* _Brief_:
Collect the lines of the entries where "float" shows up.

* _Task inputs_:

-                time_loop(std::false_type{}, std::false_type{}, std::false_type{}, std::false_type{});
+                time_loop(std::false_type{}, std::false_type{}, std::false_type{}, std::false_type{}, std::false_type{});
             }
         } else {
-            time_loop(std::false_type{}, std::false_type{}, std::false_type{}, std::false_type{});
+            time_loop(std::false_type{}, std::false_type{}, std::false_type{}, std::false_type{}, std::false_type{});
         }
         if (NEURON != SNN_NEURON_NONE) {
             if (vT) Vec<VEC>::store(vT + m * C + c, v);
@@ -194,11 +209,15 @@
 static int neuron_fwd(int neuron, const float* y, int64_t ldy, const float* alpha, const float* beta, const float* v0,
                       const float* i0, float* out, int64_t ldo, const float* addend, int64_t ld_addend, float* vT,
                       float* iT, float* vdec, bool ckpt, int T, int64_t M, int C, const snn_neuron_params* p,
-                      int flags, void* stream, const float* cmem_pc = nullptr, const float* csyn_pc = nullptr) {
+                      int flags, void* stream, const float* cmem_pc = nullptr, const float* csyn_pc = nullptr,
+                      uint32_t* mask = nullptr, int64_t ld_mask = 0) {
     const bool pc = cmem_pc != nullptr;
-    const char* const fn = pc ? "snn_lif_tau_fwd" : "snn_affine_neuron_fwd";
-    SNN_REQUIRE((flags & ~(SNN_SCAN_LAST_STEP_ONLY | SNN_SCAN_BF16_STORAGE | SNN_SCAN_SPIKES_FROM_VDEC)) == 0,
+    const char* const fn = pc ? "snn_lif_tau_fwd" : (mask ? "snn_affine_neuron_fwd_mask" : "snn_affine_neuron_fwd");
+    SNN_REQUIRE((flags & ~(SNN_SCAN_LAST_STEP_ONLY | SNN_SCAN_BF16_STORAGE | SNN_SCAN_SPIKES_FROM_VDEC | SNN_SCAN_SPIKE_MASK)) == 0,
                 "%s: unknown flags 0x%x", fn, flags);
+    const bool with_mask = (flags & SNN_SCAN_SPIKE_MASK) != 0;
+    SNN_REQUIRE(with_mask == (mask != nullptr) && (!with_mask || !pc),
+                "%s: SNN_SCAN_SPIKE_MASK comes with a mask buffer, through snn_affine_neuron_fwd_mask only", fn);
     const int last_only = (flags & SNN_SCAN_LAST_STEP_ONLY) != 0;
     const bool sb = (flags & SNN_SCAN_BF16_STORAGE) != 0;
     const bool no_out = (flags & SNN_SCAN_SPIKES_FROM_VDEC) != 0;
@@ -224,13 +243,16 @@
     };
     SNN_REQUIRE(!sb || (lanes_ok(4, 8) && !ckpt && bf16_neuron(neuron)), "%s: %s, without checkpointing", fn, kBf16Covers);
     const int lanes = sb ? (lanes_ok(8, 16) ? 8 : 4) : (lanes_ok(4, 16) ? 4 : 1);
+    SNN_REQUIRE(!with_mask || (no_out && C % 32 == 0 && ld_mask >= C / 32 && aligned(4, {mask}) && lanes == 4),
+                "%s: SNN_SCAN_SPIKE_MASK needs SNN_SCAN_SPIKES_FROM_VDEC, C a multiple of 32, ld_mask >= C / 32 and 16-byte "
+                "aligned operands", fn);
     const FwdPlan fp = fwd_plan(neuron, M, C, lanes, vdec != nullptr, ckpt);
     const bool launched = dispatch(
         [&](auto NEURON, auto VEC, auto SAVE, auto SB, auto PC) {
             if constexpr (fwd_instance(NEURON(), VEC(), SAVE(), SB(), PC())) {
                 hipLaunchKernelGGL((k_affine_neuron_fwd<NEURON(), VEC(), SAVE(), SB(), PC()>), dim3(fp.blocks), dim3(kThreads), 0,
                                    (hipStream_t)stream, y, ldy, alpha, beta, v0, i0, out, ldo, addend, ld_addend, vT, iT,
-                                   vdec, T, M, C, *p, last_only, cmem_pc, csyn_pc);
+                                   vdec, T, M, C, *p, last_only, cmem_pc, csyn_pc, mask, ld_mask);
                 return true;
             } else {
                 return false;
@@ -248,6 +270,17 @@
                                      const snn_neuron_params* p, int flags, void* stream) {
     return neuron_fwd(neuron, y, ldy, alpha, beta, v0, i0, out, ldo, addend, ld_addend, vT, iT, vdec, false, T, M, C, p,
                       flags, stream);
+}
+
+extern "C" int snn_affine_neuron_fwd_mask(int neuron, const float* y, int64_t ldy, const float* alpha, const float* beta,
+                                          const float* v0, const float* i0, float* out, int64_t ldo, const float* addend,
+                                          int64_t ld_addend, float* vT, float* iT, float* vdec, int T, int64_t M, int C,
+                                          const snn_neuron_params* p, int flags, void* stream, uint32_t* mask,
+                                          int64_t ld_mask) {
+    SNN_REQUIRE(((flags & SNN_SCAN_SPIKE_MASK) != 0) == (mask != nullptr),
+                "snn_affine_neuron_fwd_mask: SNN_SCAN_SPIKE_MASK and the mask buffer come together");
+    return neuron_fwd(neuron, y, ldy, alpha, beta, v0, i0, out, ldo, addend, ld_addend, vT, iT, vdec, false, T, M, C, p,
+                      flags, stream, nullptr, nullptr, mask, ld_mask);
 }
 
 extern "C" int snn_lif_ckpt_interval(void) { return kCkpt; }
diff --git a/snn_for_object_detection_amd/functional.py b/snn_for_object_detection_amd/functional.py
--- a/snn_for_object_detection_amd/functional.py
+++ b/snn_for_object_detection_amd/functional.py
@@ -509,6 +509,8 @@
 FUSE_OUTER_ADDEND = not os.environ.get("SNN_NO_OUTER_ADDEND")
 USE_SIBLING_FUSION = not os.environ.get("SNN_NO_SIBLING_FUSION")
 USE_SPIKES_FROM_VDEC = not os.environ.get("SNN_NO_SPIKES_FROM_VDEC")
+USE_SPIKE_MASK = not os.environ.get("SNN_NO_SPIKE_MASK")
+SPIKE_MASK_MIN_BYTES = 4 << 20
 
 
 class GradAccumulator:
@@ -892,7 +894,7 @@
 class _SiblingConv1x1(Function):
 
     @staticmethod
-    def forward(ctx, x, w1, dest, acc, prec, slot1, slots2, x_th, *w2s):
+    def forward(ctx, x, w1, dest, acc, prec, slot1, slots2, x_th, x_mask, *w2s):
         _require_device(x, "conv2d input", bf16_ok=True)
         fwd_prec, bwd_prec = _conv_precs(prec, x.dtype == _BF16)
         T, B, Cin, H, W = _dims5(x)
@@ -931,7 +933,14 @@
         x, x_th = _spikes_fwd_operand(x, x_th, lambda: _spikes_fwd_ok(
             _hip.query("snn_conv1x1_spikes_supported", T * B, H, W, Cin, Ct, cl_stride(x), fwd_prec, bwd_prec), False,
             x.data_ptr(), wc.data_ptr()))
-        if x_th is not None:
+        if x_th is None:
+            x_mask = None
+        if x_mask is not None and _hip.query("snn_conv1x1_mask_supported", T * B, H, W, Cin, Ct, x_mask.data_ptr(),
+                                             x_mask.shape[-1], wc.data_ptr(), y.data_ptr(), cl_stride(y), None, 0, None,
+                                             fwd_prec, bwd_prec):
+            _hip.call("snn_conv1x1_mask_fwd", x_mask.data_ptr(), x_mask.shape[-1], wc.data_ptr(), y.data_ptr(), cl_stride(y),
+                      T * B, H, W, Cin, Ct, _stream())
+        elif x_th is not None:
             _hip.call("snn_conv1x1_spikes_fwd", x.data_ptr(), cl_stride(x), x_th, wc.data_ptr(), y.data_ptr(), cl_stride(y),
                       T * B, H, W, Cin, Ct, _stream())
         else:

* _Task output_:
 static int neuron_fwd(int neuron, const float* y, int64_t ldy, const float* alpha, const float* beta, const float* v0,
                       const float* i0, float* out, int64_t ldo, const float* addend, int64_t ld_addend, float* vT,
                       float* iT, float* vdec, bool ckpt, int T, int64_t M, int C, const snn_neuron_params* p,
-                      int flags, void* stream, const float* cmem_pc = nullptr, const float* csyn_pc = nullptr) {
+                      int flags, void* stream, const float* cmem_pc = nullptr, const float* csyn_pc = nullptr,
+extern "C" int snn_affine_neuron_fwd_mask(int neuron, const float* y, int64_t ldy, const float* alpha, const float* beta,
+                                          const float* v0, const float* i0, float* out, int64_t ldo, const float* addend,
+                                          int64_t ld_addend, float* vT, float* iT, float* vdec, int T, int64_t M, int C,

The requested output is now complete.